*WHAT THE TASK REQUIRES*: Your answer should consist of the lines in the following data that contain "template".

*EXCERPTED DATA*:

template <int M, bool TERMS = false, int RB = (M <= 3 ? 32 : 16), bool SYM = false>
__global__ __launch_bounds__(CT_THREADS, 2) void anchor_multi_bwd16_kernel(AnchorMultiArgs a) {
    static_assert(!SYM || TERMS, "symmetric mode: one-pass build");
    constexpr int DP = 104, NT = M + 1, NSUB = RB / 16, TW = 4 / NSUB;
    extern __shared__ __attribute__((aligned(16))) float lds[];
    const float* __restrict__ inv_s = a.inv;
    const int tid = threadIdx.x, lane = tid & 63, wave = tid >> 6, g = lane >> 4, l15 = lane & 15;
    const int A = a.A, ns = a.i_hi - a.i_lo;
    const int JH = SYM ? a.j_hi : A;
    const int ib = blockIdx.x / a.nsplit, split = blockIdx.x % a.nsplit;
    const int i0 = a.i_lo + ib * RB;
    const int ih = wave % NSUB, tw = wave / NSUB;
    const int my_i = i0 + ih * 16 + l15;
    const bool iv = my_i < a.i_hi;

    for (int e = tid; e < M * 2 * RB * (DP / 4); e += CT_THREADS) {
        const int c = (e % (DP / 4)) * 4, r = (e / (DP / 4)) % RB, side = (e / (DP / 4) / RB) % 2, m = e / (DP / 4) / (2 * RB);
        const int row = min(i0 + r, a.i_hi - 1) + side * A;
        *reinterpret_cast<f32x4*>(lds + ((m * 2 + side) * RB + r) * DP + c) = *reinterpret_cast<const f32x4*>(a.Z[m] + (size_t)row * DP + c);
    }
    __syncthreads();
    float beta[M];
#pragma unroll
    for (int m = 0; m < M; ++m) beta[m] = a.beta[m];

    float acc_gs[NT][8], acc_gam[M];
#pragma unroll
    for (int k = 0; k < NT; ++k)
#pragma unroll
        for (int e = 0; e < 8; ++e) acc_gs[k][e] = 0.f;
#pragma unroll
    for (int m = 0; m < M; ++m) acc_gam[m] = 0.f;
    float acc_out[TERMS ? NT + 2 * M : 1];
#pragma unroll
    for (int e = 0; e < (TERMS ? NT + 2 * M : 1); ++e) acc_out[e] = 0.f;
    int tiles_done = 0;
    const int slot = my_slot();
    auto flush = [&]() { aa_flush<M, TERMS>(a, inv_s, lane, slot, acc_gs, acc_gam, acc_out); };

    const int ntile = (JH + 15) / 16;
#pragma unroll 1
    for (int jt = (a.j_lo >> 4) + split * TW + tw; jt < ntile; jt += a.nsplit * TW) {
        const int j0 = jt * 16;
        const int jrow = min(j0 + l15, A - 1);
        int lofs = 0;
        asm volatile("" : "+v"(lofs));
        f32x4 P[M], Q[M];
        struct JOps { f32x4 p[6], q[6]; float pt[2], qt[2]; };
        auto jload = [&](int m, JOps& o) {
            const float* gp = a.Z[m] + (size_t)(A + jrow) * DP;
            const float* gq = a.Z[m] + (size_t)jrow * DP;
#pragma unroll
            for (int q = 0; q < 6; ++q) {
                o.p[q] = *reinterpret_cast<const f32x4*>(gp + 16 * q + 4 * g);
                o.q[q] = *reinterpret_cast<const f32x4*>(gq + 16 * q + 4 * g);
            }
#pragma unroll
            for (int t = 0; t < 2; ++t) { o.pt[t] = gp[96 + 4 * t + g]; o.qt[t] = gq[96 + 4 * t + g]; }
        };
        constexpr bool JDB = true;
        JOps jb[JDB ? 2 : 1];
        jload(0, jb[0]);
#pragma unroll
        for (int m = 0; m < M; ++m) {
            if (JDB) { if (m + 1 < M) jload(m + 1, jb[JDB ? (m + 1) & 1 : 0]); }
            else if (m > 0) jload(m, jb[0]);
            __builtin_amdgcn_sched_barrier(0);
            P[m] = f32x4{0.f, 0.f, 0.f, 0.f};
            Q[m] = P[m];
            const JOps& o = jb[JDB ? m & 1 : 0];
            const float* bp = lds + lofs + ((m * 2 + 0) * RB + ih * 16 + l15) * DP;
            const float* bq = lds + lofs + ((m * 2 + 1) * RB + ih * 16 + l15) * DP;
#pragma unroll
            for (int q = 0; q < 6; ++q) {
                const f32x4 b1 = *reinterpret_cast<const f32x4*>(bp + 16 * q + 4 * g);
                const f32x4 b2 = *reinterpret_cast<const f32x4*>(bq + 16 * q + 4 * g);
#pragma unroll
                for (int r = 0; r < 4; ++r) {
                    P[m] = __builtin_amdgcn_mfma_f32_16x16x4f32(o.p[q][r], b1[r], P[m], 0, 0, 0);
                    Q[m] = __builtin_amdgcn_mfma_f32_16x16x4f32(o.q[q][r], b2[r], Q[m], 0, 0, 0);
                }
            }
#pragma unroll
            for (int t = 0; t < 2; ++t) {
                const int kk = 96 + 4 * t + g;
                P[m] = __builtin_amdgcn_mfma_f32_16x16x4f32(o.pt[t], bp[kk], P[m], 0, 0, 0);
                Q[m] = __builtin_amdgcn_mfma_f32_16x16x4f32(o.qt[t], bq[kk], Q[m], 0, 0, 0);
            }
            __builtin_amdgcn_sched_barrier(0);
        }
        const int jg = j0 + 4 * g;
        if constexpr (SYM) {
            if (j0 >= a.mir) aa_epilogue_sym<M>(a, inv_s, beta, P, Q, acc_gs, acc_gam, acc_out, jg, JH, iv, my_i, ns);
            else aa_epilogue<M, TERMS, true>(a, inv_s, beta, P, Q, acc_gs, acc_gam, acc_out, jg, JH, iv, my_i, ns);
        } else {
            if (j0 + 16 <= A && i0 + RB <= a.i_hi) aa_epilogue<M, TERMS, false>(a, inv_s, beta, P, Q, acc_gs, acc_gam, acc_out, jg, JH, iv, my_i, ns);
            else aa_epilogue<M, TERMS, true>(a, inv_s, beta, P, Q, acc_gs, acc_gam, acc_out, jg, JH, iv, my_i, ns);
        }
        if ((++tiles_done & (SYM ? 15 : 31)) == 0) flush();
    }
    flush();
}

}

extern "C" int sga_loss_anchor_multi_fwd(const float* const* Z, int M, const float* beta, int A, const double* sums,
                                         float alpha, float tau_icl, float tau_ial, double* out, int a_lo, int a_hi,
                                         void* stream) {
    SGA_CHECK_ARG(Z && beta && sums && out && A >= 0, "sga_loss_anchor_multi_fwd: bad argument");
    SGA_CHECK_ARG(M >= 2 && M <= 4, "sga_loss_anchor_multi_fwd: M=%d not in {2,3,4} (use the per-table kernels)", M);
    SGA_CHECK_ARG(a_lo >= 0 && a_hi <= A && a_lo <= a_hi, "sga_loss_anchor_multi_fwd: anchor shard [%d,%d) outside [0,%d]", a_lo, a_hi, A);
    for (int m = 0; m < M; ++m) SGA_CHECK_ARG(Z[m], "sga_loss_anchor_multi_fwd: null table");
    hipStream_t s = static_cast<hipStream_t>(stream);
    const int n = (M + 1) + 2 * M;
    if (int rc0 = zero_slots(out, n, s, "sga_loss_anchor_multi_fwd")) return rc0;
    if (A == 0 || a_hi <= a_lo) return SGA_OK;
    AnchorMultiArgs a{};
    aa_fill(a, M, beta, A, sums, alpha, tau_icl, tau_ial, a_lo, a_hi);
    for (int m = 0; m < M; ++m) a.Z[m] = Z[m];
    a.out = out;
    const int nib = (a_hi - a_lo + 31) / 32;
    a.nsplit = aa_plan(nib, (A + 31) / 32, 4, 4);
    const size_t lds = (size_t)(M * 2 * 32 * 104 + (M + 1) * 8) * sizeof(float);
    auto k = M == 2 ? anchor_multi_kernel<2> : M == 3 ? anchor_multi_kernel<3> : anchor_multi_kernel<4>;
    hipFuncSetAttribute(reinterpret_cast<const void*>(k), hipFuncAttributeMaxDynamicSharedMemorySize, (int)lds);
    hipLaunchKernelGGL(k, dim3(nib * a.nsplit), dim3(CT_THREADS), lds, s, a);
    fold_slots(out, n, s);
    SGA_CHECK_LAUNCH("sga_loss_anchor_multi_fwd");
    return SGA_OK;
}

template <int M>
static AAKernels<AnchorMultiArgs> anchor_multi_bwd_kernels() {
    constexpr int RB = M <= 3 ? 32 : 16;
    return {anchor_multi_bwd16_kernel<M, true, RB, true>, anchor_multi_bwd16_kernel<M, true>, anchor_multi_bwd16_kernel<M, false>, RB, 64 / RB,
            (size_t)(M * 2 * RB * 104 + (M + 1) * 8) * sizeof(float)};
}

static int anchor_multi_bwd(const AAContract& c, const AAOperands& o, const float* const* Z, void* stream) {
    if (int rc = aa_validate(c, o)) return rc;
    AnchorMultiArgs a{};
    for (int m = 0; m < o.M; ++m) a.Z[m] = Z[m];
    const auto kern = o.M == 2 ? anchor_multi_bwd_kernels<2>() : o.M == 3 ? anchor_multi_bwd_kernels<3>() : anchor_multi_bwd_kernels<4>();
    return aa_run(c, o, a, a, kern, CT_THREADS, 6, stream);
}

extern "C" int sga_loss_anchor_multi_bwd(const float* const* Z, int M, const float* beta, int A, const double* sums,
                                         float alpha, float tau_icl, float tau_ial, const float* coef, float* const* M1,
                                         double* gs, double* gamma, int a_lo, int a_hi, double* out_terms, void* stream) {
    static const AAContract C = {"sga_loss_anchor_multi_bwd", 2, 4, 1, 16, AA_ORDERED};
    return anchor_multi_bwd(C, {reinterpret_cast<const void* const*>(Z), M, beta, A, sums, alpha, tau_icl, tau_ial, coef, M1, nullptr, gs, gamma,
                                a_lo, a_hi, 0, A, A, out_terms}, Z, stream);
}

extern "C" int sga_loss_anchor_multi_bwd_symx(const float* const* Z, int M, const float* beta, int A, const double* sums, float alpha,
                                              float tau_icl, float tau_ial, const float* coef, float* const* M1, float* const* M2,
                                              double* gs, double* gamma, int a_lo, int a_hi, int j_lo, int j_hi, int mir, double* out_terms,
                                              void* stream) {
    static const AAContract C = {"sga_loss_anchor_multi_bwd_symx", 2, 4, 32, 16, AA_SYMMETRIC};
    return anchor_multi_bwd(C, {reinterpret_cast<const void* const*>(Z), M, beta, A, sums, alpha, tau_icl, tau_ial, coef, M1, M2, gs, gamma,
                                a_lo, a_hi, j_lo, j_hi, mir, out_terms}, Z, stream);
}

*RESULT FOR THIS EXERCISE*:
template <int M, bool TERMS = false, int RB = (M <= 3 ? 32 : 16), bool SYM = false>
template <int M>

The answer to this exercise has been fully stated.